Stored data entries

•••

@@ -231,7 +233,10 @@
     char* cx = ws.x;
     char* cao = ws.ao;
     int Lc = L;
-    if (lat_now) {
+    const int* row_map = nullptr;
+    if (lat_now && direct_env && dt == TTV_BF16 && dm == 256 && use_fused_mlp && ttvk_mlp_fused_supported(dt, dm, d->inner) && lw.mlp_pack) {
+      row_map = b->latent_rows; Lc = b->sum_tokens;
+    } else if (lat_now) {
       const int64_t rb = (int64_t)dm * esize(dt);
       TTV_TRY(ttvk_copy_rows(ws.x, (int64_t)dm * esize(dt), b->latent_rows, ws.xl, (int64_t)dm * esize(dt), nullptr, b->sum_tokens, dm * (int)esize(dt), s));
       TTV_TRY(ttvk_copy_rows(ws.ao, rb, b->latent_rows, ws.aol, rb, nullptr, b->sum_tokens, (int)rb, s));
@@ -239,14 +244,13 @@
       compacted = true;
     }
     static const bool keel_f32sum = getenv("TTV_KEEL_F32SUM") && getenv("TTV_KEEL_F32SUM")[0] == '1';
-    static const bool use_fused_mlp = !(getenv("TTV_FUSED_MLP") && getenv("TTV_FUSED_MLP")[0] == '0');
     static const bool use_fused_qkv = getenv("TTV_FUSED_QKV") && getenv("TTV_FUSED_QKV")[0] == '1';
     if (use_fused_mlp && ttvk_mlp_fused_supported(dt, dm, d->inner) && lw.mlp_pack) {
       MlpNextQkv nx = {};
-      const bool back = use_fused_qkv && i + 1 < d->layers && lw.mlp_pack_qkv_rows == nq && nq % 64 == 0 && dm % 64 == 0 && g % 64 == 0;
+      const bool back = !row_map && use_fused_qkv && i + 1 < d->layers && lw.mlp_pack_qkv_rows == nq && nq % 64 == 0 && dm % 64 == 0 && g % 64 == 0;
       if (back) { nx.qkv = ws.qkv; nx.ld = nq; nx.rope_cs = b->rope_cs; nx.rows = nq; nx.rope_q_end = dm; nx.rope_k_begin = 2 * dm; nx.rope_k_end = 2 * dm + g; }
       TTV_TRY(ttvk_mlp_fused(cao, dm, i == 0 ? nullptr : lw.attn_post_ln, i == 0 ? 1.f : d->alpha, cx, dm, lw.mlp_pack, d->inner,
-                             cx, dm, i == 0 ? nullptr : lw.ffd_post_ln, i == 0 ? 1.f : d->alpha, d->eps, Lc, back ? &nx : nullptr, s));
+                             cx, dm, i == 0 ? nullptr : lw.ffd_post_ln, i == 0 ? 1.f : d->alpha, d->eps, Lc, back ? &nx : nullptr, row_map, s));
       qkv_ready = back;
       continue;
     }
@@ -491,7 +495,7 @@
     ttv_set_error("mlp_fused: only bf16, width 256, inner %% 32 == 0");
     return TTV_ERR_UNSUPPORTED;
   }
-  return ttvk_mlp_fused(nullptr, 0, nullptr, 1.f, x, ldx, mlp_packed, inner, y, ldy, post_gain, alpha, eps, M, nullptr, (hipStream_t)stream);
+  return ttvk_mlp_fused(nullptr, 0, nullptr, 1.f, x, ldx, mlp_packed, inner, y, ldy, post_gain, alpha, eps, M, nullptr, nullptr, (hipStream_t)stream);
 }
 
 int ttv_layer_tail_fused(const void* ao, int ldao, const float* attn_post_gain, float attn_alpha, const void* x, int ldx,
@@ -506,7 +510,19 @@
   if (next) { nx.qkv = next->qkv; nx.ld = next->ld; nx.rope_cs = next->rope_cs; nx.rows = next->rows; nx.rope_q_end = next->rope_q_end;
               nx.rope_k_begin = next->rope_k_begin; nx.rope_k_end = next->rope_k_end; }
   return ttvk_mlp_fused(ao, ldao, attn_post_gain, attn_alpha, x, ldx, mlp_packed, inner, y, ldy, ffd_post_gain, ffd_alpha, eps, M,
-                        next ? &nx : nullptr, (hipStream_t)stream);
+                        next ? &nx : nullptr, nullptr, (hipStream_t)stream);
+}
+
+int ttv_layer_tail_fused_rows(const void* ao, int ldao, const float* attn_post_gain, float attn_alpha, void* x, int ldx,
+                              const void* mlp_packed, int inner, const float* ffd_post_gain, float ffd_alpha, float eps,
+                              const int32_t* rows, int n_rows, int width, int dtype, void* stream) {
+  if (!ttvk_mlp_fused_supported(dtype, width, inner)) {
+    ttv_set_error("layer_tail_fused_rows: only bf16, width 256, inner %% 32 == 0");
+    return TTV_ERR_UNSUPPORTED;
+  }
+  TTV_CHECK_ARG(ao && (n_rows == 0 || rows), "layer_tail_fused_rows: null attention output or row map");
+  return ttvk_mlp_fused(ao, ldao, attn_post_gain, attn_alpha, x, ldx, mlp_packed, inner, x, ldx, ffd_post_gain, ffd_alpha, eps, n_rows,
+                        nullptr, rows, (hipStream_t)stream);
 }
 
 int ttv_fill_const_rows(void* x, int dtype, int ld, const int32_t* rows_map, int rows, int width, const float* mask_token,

•••

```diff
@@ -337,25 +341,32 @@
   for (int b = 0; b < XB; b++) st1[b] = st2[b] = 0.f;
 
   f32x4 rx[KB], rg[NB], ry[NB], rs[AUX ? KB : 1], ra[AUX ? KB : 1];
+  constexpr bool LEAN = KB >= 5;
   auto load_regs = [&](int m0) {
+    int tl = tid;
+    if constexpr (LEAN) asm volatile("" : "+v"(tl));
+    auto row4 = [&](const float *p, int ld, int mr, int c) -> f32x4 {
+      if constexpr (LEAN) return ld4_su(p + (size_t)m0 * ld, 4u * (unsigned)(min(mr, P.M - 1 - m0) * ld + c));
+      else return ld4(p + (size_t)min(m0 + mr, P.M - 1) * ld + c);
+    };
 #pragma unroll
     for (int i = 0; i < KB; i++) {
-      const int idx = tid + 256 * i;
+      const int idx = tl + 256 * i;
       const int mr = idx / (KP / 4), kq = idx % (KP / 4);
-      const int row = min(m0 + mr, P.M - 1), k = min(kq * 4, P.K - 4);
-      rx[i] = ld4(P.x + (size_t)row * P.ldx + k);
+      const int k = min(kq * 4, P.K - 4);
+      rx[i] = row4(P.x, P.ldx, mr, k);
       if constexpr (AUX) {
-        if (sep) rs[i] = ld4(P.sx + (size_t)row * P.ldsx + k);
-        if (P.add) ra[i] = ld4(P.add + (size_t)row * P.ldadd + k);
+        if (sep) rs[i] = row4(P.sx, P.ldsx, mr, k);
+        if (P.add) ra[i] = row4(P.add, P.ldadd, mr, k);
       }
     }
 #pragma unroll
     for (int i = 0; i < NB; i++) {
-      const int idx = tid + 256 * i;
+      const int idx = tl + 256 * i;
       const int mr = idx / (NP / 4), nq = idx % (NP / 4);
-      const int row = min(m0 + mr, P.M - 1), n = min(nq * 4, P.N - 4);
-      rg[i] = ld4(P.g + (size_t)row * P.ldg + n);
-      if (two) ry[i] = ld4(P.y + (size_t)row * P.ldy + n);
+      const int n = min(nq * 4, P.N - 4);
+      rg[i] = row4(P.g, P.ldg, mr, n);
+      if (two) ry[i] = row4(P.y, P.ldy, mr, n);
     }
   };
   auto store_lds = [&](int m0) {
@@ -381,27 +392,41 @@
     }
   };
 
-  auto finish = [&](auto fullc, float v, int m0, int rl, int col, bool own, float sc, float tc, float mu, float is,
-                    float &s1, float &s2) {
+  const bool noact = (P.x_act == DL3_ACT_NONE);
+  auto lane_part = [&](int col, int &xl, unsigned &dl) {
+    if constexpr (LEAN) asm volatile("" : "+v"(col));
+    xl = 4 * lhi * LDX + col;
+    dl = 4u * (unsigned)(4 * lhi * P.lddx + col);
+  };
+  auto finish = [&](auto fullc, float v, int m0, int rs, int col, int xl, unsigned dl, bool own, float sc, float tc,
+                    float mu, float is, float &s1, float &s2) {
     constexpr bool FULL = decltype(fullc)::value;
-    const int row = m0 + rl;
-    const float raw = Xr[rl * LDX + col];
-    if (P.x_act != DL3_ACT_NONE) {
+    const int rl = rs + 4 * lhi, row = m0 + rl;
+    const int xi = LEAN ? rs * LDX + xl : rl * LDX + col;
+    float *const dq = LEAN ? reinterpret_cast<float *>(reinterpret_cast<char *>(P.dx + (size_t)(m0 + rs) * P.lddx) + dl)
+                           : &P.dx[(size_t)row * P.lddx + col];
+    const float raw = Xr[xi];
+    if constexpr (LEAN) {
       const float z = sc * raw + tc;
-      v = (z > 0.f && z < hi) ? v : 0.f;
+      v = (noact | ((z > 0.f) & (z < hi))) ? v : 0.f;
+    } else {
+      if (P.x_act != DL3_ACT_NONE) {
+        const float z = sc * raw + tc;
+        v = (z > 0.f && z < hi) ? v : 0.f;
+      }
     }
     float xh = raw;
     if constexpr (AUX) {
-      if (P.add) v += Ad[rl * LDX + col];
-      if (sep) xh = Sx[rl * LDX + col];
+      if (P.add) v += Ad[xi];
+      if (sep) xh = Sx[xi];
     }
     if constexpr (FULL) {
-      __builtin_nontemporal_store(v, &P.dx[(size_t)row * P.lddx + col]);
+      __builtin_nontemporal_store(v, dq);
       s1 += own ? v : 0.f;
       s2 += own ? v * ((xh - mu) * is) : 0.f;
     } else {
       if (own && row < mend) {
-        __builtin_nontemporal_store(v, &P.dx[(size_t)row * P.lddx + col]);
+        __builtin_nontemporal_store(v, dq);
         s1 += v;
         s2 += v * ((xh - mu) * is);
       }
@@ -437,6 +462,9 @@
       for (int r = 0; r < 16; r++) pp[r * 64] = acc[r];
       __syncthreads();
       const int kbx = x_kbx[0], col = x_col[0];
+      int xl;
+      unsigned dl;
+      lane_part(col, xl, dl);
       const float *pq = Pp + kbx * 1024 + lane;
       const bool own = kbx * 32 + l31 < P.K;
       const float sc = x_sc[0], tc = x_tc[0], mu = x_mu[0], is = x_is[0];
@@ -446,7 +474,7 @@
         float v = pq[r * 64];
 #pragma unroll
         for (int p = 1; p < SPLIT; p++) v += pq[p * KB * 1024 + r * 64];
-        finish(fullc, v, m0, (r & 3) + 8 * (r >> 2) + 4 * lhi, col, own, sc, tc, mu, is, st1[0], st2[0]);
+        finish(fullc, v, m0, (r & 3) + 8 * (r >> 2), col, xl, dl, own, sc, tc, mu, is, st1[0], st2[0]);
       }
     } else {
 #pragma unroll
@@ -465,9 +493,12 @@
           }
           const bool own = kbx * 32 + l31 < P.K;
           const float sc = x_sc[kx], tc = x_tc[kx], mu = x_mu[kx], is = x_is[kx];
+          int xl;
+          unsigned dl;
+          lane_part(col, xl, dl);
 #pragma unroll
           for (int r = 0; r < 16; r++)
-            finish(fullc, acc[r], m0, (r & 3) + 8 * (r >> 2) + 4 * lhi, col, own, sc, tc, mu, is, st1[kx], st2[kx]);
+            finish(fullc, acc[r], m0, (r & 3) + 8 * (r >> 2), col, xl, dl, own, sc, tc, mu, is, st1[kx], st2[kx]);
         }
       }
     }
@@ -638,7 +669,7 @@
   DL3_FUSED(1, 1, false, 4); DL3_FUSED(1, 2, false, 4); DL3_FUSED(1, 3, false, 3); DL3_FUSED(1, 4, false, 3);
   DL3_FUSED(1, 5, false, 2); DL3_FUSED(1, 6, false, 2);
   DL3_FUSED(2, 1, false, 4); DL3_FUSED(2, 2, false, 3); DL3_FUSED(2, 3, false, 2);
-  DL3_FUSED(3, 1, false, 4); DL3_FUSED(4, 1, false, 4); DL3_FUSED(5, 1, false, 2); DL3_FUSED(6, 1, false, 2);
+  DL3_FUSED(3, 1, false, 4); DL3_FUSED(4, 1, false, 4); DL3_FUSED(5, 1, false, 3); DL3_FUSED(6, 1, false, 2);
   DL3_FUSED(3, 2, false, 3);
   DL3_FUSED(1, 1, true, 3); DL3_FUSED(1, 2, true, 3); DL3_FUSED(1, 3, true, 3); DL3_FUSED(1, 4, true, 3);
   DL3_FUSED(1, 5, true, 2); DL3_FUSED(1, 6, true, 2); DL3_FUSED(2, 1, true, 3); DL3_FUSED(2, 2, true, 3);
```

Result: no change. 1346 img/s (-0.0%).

•••

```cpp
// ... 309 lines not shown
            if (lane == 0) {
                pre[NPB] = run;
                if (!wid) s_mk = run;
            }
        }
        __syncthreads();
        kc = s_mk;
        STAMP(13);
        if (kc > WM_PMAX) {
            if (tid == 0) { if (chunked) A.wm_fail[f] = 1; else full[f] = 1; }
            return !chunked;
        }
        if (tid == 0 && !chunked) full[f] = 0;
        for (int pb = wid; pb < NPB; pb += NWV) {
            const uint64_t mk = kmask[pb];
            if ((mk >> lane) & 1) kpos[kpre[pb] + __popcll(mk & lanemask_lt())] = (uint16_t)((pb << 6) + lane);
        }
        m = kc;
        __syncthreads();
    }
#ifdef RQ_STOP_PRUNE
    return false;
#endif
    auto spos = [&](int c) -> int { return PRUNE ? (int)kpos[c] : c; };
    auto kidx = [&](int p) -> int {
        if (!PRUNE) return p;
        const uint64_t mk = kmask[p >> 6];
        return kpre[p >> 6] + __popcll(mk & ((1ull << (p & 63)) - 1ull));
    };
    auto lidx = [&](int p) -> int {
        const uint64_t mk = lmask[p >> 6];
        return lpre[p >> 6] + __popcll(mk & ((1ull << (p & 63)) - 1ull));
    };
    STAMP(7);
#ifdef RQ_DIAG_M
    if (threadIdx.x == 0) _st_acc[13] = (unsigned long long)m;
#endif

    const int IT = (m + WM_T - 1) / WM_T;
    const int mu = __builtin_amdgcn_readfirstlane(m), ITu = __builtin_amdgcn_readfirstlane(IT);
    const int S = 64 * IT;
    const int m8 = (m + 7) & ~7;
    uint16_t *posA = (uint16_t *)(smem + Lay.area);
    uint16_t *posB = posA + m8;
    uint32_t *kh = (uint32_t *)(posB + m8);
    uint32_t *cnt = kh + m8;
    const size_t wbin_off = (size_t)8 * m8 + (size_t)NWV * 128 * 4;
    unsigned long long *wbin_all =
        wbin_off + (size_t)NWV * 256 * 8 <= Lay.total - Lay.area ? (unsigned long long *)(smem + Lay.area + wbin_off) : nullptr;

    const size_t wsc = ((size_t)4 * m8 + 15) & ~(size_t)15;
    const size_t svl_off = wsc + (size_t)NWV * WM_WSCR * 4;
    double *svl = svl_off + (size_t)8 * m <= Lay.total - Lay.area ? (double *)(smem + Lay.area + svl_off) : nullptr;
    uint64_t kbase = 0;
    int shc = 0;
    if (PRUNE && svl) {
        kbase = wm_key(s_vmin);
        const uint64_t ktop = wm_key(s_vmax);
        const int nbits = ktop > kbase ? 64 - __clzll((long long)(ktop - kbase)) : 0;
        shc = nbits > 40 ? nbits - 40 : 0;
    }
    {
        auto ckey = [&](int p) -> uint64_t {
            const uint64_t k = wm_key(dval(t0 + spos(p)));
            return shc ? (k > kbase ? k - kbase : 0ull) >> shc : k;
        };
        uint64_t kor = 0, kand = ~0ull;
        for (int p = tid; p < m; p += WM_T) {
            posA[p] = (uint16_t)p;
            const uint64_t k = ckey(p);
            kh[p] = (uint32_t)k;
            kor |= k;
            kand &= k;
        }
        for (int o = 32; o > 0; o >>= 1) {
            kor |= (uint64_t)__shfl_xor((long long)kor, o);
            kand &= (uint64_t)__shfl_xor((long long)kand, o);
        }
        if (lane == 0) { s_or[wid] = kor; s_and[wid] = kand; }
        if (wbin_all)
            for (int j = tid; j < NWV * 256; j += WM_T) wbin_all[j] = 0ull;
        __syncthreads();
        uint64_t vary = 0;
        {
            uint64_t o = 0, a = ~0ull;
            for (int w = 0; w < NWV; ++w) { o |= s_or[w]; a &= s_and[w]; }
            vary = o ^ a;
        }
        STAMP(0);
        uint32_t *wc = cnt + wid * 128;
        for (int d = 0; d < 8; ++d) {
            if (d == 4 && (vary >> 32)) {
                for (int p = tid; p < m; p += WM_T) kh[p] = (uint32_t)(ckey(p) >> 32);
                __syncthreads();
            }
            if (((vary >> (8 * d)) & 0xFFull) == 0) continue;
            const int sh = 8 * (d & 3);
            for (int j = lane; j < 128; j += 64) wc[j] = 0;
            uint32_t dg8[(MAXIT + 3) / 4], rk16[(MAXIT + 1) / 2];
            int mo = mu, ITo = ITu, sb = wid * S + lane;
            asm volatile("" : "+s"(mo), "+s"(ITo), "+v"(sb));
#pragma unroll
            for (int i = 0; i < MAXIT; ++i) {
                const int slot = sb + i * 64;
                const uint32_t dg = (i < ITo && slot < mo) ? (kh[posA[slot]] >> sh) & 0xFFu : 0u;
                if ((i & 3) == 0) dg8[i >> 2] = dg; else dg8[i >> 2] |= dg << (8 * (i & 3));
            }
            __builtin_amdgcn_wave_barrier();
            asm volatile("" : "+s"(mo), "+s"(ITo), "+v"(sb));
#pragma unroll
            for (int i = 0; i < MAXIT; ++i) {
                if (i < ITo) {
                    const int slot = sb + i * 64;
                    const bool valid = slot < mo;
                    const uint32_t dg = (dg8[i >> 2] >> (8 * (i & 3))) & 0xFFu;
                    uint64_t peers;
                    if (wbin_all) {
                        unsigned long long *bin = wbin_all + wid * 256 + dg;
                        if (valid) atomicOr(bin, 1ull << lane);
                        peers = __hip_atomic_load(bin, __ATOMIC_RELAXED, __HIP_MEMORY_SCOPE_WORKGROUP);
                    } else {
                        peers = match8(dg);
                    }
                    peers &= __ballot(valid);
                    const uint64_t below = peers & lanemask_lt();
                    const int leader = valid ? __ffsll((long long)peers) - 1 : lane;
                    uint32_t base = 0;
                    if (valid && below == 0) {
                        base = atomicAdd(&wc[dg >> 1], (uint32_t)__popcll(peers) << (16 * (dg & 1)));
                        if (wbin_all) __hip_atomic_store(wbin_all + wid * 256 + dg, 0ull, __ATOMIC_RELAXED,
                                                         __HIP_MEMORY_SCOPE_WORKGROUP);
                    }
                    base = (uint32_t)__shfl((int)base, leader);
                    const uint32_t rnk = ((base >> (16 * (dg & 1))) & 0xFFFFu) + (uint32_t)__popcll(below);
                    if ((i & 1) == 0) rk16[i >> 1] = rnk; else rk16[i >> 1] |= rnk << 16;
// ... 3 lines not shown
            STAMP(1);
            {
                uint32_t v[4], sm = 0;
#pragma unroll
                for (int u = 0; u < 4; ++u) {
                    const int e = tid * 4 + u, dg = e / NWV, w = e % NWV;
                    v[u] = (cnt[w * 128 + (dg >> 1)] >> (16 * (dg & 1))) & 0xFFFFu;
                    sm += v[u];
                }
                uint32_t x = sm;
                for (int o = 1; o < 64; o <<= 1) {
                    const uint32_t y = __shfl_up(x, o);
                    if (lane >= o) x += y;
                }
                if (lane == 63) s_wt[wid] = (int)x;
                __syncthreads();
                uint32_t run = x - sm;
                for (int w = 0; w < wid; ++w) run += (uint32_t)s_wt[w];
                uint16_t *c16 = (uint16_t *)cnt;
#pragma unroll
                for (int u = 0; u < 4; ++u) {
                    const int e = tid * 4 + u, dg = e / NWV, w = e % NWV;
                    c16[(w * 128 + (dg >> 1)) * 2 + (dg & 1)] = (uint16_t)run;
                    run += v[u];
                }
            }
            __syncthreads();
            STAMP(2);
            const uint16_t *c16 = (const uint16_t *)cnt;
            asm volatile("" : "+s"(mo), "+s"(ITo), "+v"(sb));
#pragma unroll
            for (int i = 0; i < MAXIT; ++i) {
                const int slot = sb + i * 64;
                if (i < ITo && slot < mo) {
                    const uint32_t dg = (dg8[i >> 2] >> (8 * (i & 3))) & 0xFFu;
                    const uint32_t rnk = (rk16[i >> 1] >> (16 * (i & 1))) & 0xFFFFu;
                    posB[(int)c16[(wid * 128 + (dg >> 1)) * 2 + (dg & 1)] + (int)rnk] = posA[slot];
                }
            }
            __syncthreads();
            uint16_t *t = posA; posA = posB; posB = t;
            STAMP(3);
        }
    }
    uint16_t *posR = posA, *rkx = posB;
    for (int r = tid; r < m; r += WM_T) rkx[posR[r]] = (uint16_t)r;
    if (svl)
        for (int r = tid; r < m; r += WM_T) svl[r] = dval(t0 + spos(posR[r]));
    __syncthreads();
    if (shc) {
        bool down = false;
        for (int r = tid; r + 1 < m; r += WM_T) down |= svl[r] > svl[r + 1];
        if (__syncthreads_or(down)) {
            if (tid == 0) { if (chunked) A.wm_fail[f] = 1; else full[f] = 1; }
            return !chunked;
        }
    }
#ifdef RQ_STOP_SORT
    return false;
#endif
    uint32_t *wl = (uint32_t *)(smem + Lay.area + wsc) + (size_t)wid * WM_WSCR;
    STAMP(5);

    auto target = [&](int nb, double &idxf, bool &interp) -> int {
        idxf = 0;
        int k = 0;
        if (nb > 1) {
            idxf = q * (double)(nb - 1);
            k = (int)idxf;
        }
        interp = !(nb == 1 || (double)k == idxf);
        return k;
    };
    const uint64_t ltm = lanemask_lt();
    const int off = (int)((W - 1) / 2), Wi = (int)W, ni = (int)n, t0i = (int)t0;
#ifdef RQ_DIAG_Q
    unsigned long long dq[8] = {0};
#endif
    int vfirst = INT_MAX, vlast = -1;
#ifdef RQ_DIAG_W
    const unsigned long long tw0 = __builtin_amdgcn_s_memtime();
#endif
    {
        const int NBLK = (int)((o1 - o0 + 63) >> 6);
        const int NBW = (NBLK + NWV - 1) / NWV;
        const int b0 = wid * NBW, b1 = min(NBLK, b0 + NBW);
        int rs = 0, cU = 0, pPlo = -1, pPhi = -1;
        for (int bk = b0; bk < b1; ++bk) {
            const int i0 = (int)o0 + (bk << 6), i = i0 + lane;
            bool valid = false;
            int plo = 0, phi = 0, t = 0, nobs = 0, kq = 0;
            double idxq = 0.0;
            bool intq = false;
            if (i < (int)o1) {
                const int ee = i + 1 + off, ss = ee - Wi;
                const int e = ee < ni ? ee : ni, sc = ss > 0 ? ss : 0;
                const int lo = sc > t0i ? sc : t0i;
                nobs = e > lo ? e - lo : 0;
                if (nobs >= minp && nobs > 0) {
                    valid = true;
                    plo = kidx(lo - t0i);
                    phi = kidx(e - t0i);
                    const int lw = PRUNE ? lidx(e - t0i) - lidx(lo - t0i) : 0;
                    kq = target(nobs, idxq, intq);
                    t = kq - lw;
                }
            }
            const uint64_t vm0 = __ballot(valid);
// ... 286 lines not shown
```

•••

Work to complete
Could you restate, word for word, the lines above from the one with "-231,7 +233,10 @@" to the one with "const bool use_fused_mlp", both included?

Exercise solution
@@ -231,7 +233,10 @@
     char* cx = ws.x;
     char* cao = ws.ao;
     int Lc = L;
-    if (lat_now) {
+    const int* row_map = nullptr;
+    if (lat_now && direct_env && dt == TTV_BF16 && dm == 256 && use_fused_mlp && ttvk_mlp_fused_supported(dt, dm, d->inner) && lw.mlp_pack) {
+      row_map = b->latent_rows; Lc = b->sum_tokens;
+    } else if (lat_now) {
       const int64_t rb = (int64_t)dm * esize(dt);
       TTV_TRY(ttvk_copy_rows(ws.x, (int64_t)dm * esize(dt), b->latent_rows, ws.xl, (int64_t)dm * esize(dt), nullptr, b->sum_tokens, dm * (int)esize(dt), s));
       TTV_TRY(ttvk_copy_rows(ws.ao, rb, b->latent_rows, ws.aol, rb, nullptr, b->sum_tokens, (int)rb, s));
@@ -239,14 +244,13 @@
       compacted = true;
     }
     static const bool keel_f32sum = getenv("TTV_KEEL_F32SUM") && getenv("TTV_KEEL_F32SUM")[0] == '1';
-    static const bool use_fused_mlp = !(getenv("TTV_FUSED_MLP") && getenv("TTV_FUSED_MLP")[0] == '0');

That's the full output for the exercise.